Keys are saved to `~/.assayer/config.json`. Environment variables take precedence.

## Providers

### OpenAI

```bash
export OPENAI_API_KEY=sk-...
```

Supported models: `gpt-5.5`, `gpt-5.5-pro`, `gpt-5.4`, `gpt-5.4-pro`, `gpt-5.4-mini`, `gpt-5.4-nano`, `gpt-5.2`, `gpt-5`, `gpt-5-mini`, `gpt-5-nano`, `gpt-4.1`, `gpt-4.1-mini`, `gpt-4.1-nano`, `gpt-4o`, `gpt-4o-mini`, `o3`, `o3-mini`, `o4-mini`

### Anthropic

```bash
export ANTHROPIC_API_KEY=sk-ant-...
```

Supported models: `claude-opus-4-7`, `claude-sonnet-4-6`, `claude-haiku-4-5-20251001`, `claude-opus-4-6`, `claude-sonnet-4-5`, `claude-opus-4-5`

### Google Gemini

```bash
export GEMINI_API_KEY=...
```

Supported models: `gemini-3.1-pro-preview`, `gemini-3.1-flash-lite`, `gemini-3-flash-preview`, `gemini-2.5-pro`, `gemini-2.5-flash`, `gemini-2.5-flash-lite`, `gemini-2.0-flash`, `gemini-2.0-flash-lite`

### Ollama (local)

No API key needed.

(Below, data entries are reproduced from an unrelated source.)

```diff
@@ -1670,19 +1856,22 @@
     bool n_in = false;
     unsigned long long n_inm = 0ull;
     int n_tb = 0, n_lo = 0, n_len = 0, n_bad = 0, n_ty = T_CONST, n_sz = 1;
+    int n_need = 0;
     float n_val = 0.0f;
     auto plan = [&]() {
-        int used = 0, about = 0;
+        int used = 0, about = 0, need = 0;
         while (true) {
-            const unsigned long long cand = __builtin_amdgcn_ballot_w64(slen <= 64 - used) & left;
+            const unsigned long long cand = __builtin_amdgcn_ballot_w64(DENSE ? (slen <= 64 - used) & (((slen + 1) >> 1) <= 32 - need) : slen <= 64 - used) & left;
             if (cand == 0ull) break;
             const int j = __builtin_ctzll(cand);
             left &= ~(1ull << j);
             const int sv = __builtin_amdgcn_readlane(sval, j), l = sv & 127;
             about = (uint32_t)(lane - used) < (uint32_t)l ? (sv | (used << 16)) : about;
             used += l;
+            need += (l + 1) >> 1;
             if (used >= 64) break;
         }
+        n_need = need;
         n_in = lane < used;
         n_inm = used >= 64 ? ~0ull : (1ull << used) - 1ull;
         n_tb = (about >> 8) & 255; n_lo = about >> 16; n_len = about & 127; n_bad = about & 128;
@@ -1696,6 +1885,12 @@
     bool more = left != 0ull;
     if (more) plan();
     uint32_t seen = 0u;
+    int dcnt = 0;
+    uint32_t dw = 0u, dl = 0u, dr = 0u;
+    auto dense_flush = [&]() {
+        compile_dense_arith(p, rec0, t0, wave_id, dcnt, dw, dl, dr, lane);
+        dcnt = 0;
+    };
     while (more) {
         const bool in = n_in;
         const unsigned long long inm = n_inm;
@@ -1704,6 +1899,11 @@
         const float val = n_val;
         more = left != 0ull;
         if (more) plan();
+        if (DENSE) {
+            const bool taken = dense_gather(p, inm, tb, lo, len, ty, sz, val, lane, dcnt, dw, dl, dr);
+            if (dcnt > 0 && (!more || dcnt + n_need > 64)) dense_flush();
+            if (taken) continue;
+        }
         const uint32_t roff = (uint32_t)__mul24(tb, (int)p.rec);
         int cls;
         const bool unary = __builtin_amdgcn_ballot_w64(ty == T_UFUNC) != 0ull;
@@ -2750,11 +2950,15 @@
             learn_packed = c.learn != 0 && mode != 3;
             const dim3 grid((unsigned)pblocks), wg(64 * wgw);
             const bool longrows = c.gp_len > 64;
+            static const int env_dense = env_int("EVOGP_TC_DENSE", 1);
+            const int set_dense = g_dense.load(std::memory_order_relaxed);
+            const bool dense = (set_dense >= 0 ? set_dense : env_dense) != 0;
 #define EVOGP_LAUNCH_MODE(BB, MM) \
             do { if (longrows) hipLaunchKernelGGL((tc_compile_packed_kernel<BB, MM, true>), grid, wg, 0, strm, c); \
                  else hipLaunchKernelGGL((tc_compile_packed_kernel<BB, MM, false>), grid, wg, 0, strm, c); } while (0)
 #define EVOGP_LAUNCH_PACKED(BB) \
             do { if (mode == 1) EVOGP_LAUNCH_MODE(BB, 1); \
+                 else if (dense) hipLaunchKernelGGL((tc_compile_packed_kernel<BB, 0, false, true>), grid, wg, 0, strm, c); \
                  else hipLaunchKernelGGL((tc_compile_packed_kernel<BB, 0, false>), grid, wg, 0, strm, c); } while (0)
             if (mode == 3) { if (B == 32) EVOGP_LAUNCH_MODE(32, 3); else EVOGP_LAUNCH_MODE(8, 3); }
             else if (mode == 2) { if (B == 32) EVOGP_LAUNCH_MODE(32, 2); else EVOGP_LAUNCH_MODE(8, 2); }
@@ -3236,6 +3440,12 @@
     return EVOGP_OK;
 }
 
+extern "C" int evogp_hip_debug_dense_compiler(int mode) {
+    if (mode < -1 || mode > 1) return EVOGP_E_BADARG;
+    evogp::g_dense.store(mode, std::memory_order_relaxed);
+    return EVOGP_OK;
+}
+
 extern "C" int evogp_hip_debug_compile_batch(int trees) {
     if (trees < -1 || trees > 64) return EVOGP_E_BADARG;
     evogp::g_compile_batch.store(trees, std::memory_order_relaxed);
@@ -3333,7 +3543,7 @@
             const unsigned h = (w[2 * i] & 0xFFFFu) / EVOGP_TC_SLOT, id = h % EVOGP_TC_NHANDLERS;
             if (id == EVOGP_TC_H_NEXT && h < 2u * EVOGP_TC_NHANDLERS) { r += w[2 * i + 1]; more = true; break; }
             host_words[2 * n] = w[2 * i]; host_words[2 * n + 1] = w[2 * i + 1]; ++n;
-            if (h >= 2u * EVOGP_TC_NHANDLERS || id == EVOGP_TC_H_END || id == EVOGP_TC_H_END_MO || id == EVOGP_TC_H_END_CLS || id == EVOGP_TC_H_SKIP) break;
+            if (h >= 2u * EVOGP_TC_NHANDLERS || id == EVOGP_TC_H_END || id == EVOGP_TC_H_END_MO || id == EVOGP_TC_H_END_CLS || id == EVOGP_TC_H_SKIP || id == EVOGP_TC_H_NAN_TREE) break;
         }
         if (!more) break;
     }
diff --git a/include/evogp_hip_debug.h b/include/evogp_hip_debug.h
--- a/include/evogp_hip_debug.h
+++ b/include/evogp_hip_debug.h
@@ -17,6 +17,7 @@
 int evogp_hip_debug_long_compiler(int fast);
 int evogp_hip_debug_twins(int mode);
 int evogp_hip_debug_tc_fold(int mode);
+int evogp_hip_debug_dense_compiler(int mode);
 
 int evogp_hip_debug_tc_histogram(unsigned pop, unsigned long long *device_hist, int hist_len, evogp_stream_t stream);
 int evogp_hip_debug_tc_nhandlers(void);
```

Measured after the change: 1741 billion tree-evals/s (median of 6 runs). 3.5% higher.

Start Ollama and use the `ollama/` prefix:

```bash
ollama serve
assayer run "prompt" --models ollama/llama4-scout,ollama/llama3.2,ollama/qwen3
```

## Scoring

`--score` embeds all outputs using `all-MiniLM-L6-v2` (runs locally, no API call) and displays a pairwise cosine similarity matrix. Values range from 0 (unrelated) to 1 (identical meaning).

## LLM-as-judge

`--judge <model>` sends all outputs to the specified model and asks it to pick a winner. Use `--judge-criteria` to focus the evaluation:

```bash
assayer run "Write a sorting algorithm." \
  --models gpt-4o,claude-sonnet-4-5 \
  --judge gpt-4o \
  --judge-criteria "correctness,readability"
```

If the judge call fails, a warning is printed to stderr and the run continues normally.

## Export

`--output results.json` saves full results as JSON. `--output results.csv` saves as CSV. The file format is determined by the extension.

## Contributing

Contributions are welcome. See [CONTRIBUTING.md](CONTRIBUTING.md) for setup instructions, code style, and the PR process.

## License

MIT - see [LICENSE](LICENSE) for details.